The answer must be every line from the entries below that includes "lines".

-- SUPPLIED DATA follows --

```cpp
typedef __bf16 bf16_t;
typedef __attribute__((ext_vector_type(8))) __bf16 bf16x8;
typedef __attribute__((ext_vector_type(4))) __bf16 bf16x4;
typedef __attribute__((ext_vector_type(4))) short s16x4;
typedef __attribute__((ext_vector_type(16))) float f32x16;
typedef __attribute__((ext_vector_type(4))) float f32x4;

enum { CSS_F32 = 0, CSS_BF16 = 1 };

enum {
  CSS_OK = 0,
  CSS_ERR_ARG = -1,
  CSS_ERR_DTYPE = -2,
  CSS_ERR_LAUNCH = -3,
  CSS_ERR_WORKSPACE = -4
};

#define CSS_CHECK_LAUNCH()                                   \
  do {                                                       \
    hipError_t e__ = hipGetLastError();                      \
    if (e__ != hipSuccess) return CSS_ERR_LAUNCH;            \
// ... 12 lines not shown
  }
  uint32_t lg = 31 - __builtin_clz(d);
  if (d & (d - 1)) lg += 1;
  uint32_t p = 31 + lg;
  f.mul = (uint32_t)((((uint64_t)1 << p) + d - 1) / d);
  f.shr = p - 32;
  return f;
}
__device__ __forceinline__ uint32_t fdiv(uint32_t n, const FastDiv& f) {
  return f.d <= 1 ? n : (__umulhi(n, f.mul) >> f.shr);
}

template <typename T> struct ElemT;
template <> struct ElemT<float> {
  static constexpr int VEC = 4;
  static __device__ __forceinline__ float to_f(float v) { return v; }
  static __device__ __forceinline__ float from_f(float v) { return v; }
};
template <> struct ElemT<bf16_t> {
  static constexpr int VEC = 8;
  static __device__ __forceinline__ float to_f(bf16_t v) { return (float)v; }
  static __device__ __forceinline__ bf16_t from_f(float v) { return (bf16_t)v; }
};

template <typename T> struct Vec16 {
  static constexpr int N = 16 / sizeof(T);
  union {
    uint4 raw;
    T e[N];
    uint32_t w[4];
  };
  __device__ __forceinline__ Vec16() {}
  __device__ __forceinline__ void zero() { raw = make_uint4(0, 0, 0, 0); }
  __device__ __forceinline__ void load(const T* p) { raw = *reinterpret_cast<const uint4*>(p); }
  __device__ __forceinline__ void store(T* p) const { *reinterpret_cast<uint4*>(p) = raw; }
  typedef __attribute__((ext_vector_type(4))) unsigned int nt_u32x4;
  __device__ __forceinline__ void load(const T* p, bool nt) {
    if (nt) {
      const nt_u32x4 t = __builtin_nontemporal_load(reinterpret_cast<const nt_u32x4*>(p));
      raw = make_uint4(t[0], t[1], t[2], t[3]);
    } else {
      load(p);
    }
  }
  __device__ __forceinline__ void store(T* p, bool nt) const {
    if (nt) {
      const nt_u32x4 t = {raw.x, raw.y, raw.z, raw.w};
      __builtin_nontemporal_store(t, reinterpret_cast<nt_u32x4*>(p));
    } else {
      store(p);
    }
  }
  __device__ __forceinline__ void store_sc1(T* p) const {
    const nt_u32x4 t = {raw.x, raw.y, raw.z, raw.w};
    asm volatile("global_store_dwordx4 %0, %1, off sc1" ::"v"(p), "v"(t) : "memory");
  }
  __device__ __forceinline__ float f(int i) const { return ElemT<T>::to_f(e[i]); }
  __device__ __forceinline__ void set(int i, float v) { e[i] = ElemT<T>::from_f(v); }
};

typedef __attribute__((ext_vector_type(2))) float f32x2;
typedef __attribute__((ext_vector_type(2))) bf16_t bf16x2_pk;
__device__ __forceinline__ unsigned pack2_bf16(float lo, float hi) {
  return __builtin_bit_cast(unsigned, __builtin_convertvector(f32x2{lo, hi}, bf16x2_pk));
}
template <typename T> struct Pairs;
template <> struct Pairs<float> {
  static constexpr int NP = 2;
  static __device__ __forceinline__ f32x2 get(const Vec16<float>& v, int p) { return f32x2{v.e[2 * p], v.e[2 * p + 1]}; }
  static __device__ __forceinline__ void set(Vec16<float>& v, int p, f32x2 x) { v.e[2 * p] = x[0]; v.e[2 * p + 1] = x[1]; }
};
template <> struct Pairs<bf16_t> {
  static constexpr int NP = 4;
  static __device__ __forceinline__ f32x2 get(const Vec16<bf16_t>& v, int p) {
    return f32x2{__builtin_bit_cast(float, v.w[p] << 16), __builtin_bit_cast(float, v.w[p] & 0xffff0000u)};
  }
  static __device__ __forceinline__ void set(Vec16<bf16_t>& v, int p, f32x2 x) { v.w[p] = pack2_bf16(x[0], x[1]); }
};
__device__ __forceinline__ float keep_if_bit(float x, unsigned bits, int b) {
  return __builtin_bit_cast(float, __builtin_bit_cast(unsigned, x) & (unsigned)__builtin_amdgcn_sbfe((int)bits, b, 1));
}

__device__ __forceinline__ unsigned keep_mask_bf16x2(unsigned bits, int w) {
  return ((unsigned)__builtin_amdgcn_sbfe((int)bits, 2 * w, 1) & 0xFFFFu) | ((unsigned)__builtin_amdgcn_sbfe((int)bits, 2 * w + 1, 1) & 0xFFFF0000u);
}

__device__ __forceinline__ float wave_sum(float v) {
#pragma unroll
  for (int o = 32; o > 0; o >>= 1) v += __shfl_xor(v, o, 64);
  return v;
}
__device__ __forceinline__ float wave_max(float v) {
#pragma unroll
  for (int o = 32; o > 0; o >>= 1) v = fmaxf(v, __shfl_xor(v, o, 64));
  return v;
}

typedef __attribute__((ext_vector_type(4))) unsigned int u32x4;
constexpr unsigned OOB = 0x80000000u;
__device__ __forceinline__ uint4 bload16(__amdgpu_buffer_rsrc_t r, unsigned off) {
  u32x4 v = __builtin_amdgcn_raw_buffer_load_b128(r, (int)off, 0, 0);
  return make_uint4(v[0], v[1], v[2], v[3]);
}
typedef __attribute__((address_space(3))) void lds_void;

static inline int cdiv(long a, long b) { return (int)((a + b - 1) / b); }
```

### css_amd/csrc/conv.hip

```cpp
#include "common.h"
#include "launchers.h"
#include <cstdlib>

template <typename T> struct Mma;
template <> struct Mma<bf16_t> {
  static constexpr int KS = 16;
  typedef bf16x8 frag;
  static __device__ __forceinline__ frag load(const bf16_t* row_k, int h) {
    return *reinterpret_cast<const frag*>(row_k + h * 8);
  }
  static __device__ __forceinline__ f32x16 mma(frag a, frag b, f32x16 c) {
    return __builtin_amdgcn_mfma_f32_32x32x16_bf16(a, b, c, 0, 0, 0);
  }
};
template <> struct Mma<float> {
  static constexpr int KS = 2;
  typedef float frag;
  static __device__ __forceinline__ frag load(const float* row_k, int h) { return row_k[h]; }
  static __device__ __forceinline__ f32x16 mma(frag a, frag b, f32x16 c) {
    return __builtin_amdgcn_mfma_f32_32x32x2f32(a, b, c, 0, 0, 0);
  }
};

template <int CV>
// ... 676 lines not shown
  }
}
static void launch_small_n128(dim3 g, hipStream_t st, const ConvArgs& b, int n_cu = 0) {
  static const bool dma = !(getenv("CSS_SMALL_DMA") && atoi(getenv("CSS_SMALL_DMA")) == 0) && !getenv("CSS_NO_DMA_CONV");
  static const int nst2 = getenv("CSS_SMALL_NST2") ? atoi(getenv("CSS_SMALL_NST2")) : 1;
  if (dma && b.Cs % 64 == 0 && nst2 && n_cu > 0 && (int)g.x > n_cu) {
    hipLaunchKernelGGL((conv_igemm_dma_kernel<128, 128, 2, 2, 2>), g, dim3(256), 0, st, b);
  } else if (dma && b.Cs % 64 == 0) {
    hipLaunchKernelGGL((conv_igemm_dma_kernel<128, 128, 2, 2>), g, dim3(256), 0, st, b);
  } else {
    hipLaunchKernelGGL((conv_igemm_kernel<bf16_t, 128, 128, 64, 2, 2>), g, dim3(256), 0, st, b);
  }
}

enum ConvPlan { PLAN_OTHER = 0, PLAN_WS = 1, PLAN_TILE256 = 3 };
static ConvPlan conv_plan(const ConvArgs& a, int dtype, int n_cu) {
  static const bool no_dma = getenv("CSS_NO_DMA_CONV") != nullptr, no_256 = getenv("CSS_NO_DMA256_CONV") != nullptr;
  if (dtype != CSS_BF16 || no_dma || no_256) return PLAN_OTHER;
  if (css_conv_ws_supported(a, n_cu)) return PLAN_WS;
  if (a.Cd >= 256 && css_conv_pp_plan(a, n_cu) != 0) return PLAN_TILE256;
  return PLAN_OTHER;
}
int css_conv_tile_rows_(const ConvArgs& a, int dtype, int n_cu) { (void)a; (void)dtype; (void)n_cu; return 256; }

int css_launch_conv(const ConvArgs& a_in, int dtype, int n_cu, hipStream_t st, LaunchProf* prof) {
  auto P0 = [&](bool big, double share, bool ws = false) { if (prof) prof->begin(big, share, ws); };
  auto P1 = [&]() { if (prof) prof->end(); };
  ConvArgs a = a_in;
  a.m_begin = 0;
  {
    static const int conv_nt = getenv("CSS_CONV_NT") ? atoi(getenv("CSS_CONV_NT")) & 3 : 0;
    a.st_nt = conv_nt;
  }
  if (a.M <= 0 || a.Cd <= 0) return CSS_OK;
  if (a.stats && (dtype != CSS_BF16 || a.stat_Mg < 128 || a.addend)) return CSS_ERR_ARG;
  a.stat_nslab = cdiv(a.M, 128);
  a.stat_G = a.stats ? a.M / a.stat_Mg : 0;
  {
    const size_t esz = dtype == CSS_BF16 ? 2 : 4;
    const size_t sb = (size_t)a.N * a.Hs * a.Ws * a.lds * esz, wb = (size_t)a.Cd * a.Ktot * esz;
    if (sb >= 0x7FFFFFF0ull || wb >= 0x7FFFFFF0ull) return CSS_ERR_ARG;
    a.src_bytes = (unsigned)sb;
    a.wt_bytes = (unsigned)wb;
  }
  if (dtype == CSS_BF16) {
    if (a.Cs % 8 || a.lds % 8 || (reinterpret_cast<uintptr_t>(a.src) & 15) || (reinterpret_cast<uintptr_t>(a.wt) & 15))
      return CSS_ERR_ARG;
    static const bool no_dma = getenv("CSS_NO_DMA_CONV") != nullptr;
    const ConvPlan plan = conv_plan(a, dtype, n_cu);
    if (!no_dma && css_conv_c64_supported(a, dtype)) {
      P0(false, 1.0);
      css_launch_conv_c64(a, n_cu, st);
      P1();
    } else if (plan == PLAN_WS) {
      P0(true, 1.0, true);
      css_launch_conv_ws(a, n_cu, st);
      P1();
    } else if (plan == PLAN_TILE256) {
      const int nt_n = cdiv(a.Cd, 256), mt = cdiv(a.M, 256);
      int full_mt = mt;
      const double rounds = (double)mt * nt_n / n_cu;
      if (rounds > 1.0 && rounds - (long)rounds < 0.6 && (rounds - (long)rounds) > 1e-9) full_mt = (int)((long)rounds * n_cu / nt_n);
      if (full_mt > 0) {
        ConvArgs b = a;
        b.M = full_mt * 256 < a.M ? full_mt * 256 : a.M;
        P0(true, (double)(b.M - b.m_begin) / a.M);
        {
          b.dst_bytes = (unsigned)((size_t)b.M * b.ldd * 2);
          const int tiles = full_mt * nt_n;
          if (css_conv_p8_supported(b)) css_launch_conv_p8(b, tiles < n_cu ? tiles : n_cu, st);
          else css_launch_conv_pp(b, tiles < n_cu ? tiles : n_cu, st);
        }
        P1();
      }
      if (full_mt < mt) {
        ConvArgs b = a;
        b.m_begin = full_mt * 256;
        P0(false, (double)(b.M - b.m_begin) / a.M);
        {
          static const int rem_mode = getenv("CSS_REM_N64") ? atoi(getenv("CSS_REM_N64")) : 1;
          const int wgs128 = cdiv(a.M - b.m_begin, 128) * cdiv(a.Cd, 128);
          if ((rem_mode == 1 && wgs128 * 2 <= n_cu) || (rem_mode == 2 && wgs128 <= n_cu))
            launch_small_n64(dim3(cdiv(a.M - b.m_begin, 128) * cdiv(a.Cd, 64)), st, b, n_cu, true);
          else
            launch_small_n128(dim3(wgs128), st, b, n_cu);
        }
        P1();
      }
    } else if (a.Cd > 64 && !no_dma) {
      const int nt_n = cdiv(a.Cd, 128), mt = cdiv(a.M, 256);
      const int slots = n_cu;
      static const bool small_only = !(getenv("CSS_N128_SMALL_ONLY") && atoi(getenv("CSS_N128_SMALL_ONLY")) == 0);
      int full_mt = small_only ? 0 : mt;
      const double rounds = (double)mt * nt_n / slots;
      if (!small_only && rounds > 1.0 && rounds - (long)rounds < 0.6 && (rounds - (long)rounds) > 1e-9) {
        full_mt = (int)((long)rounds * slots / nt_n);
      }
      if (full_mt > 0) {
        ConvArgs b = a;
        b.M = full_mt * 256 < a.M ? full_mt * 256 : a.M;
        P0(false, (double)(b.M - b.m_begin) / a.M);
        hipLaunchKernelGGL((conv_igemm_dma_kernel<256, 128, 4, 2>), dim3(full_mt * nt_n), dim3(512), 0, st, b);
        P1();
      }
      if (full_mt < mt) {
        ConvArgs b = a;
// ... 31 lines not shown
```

-- SUPPLIED DATA concluded --
-- SUPPLIED DATA follows --

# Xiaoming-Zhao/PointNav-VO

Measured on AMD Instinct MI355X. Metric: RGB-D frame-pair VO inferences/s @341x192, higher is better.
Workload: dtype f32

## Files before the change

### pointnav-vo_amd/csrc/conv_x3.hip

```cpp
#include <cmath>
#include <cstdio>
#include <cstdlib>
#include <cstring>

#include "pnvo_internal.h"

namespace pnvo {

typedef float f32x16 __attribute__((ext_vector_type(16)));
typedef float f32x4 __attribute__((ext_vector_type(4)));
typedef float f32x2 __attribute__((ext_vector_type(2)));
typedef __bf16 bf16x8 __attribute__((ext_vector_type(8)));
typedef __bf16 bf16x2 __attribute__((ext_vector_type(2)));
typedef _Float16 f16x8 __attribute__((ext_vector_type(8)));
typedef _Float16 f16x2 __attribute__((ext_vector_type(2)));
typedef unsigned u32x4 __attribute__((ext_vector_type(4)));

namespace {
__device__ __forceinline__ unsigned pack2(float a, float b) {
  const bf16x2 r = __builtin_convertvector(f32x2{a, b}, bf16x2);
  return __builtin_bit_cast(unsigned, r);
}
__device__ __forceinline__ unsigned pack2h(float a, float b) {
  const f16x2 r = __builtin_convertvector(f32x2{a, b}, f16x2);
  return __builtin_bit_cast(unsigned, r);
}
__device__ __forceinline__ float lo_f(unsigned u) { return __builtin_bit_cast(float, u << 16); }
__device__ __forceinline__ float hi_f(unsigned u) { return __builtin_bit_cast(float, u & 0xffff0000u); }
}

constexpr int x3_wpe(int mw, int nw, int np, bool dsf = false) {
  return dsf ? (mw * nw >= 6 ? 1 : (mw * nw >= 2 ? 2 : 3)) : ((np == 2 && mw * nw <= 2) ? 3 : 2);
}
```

-- SUPPLIED DATA concluded --

EXERCISE ANSWER:
// ... 12 lines not shown
// ... 676 lines not shown
// ... 31 lines not shown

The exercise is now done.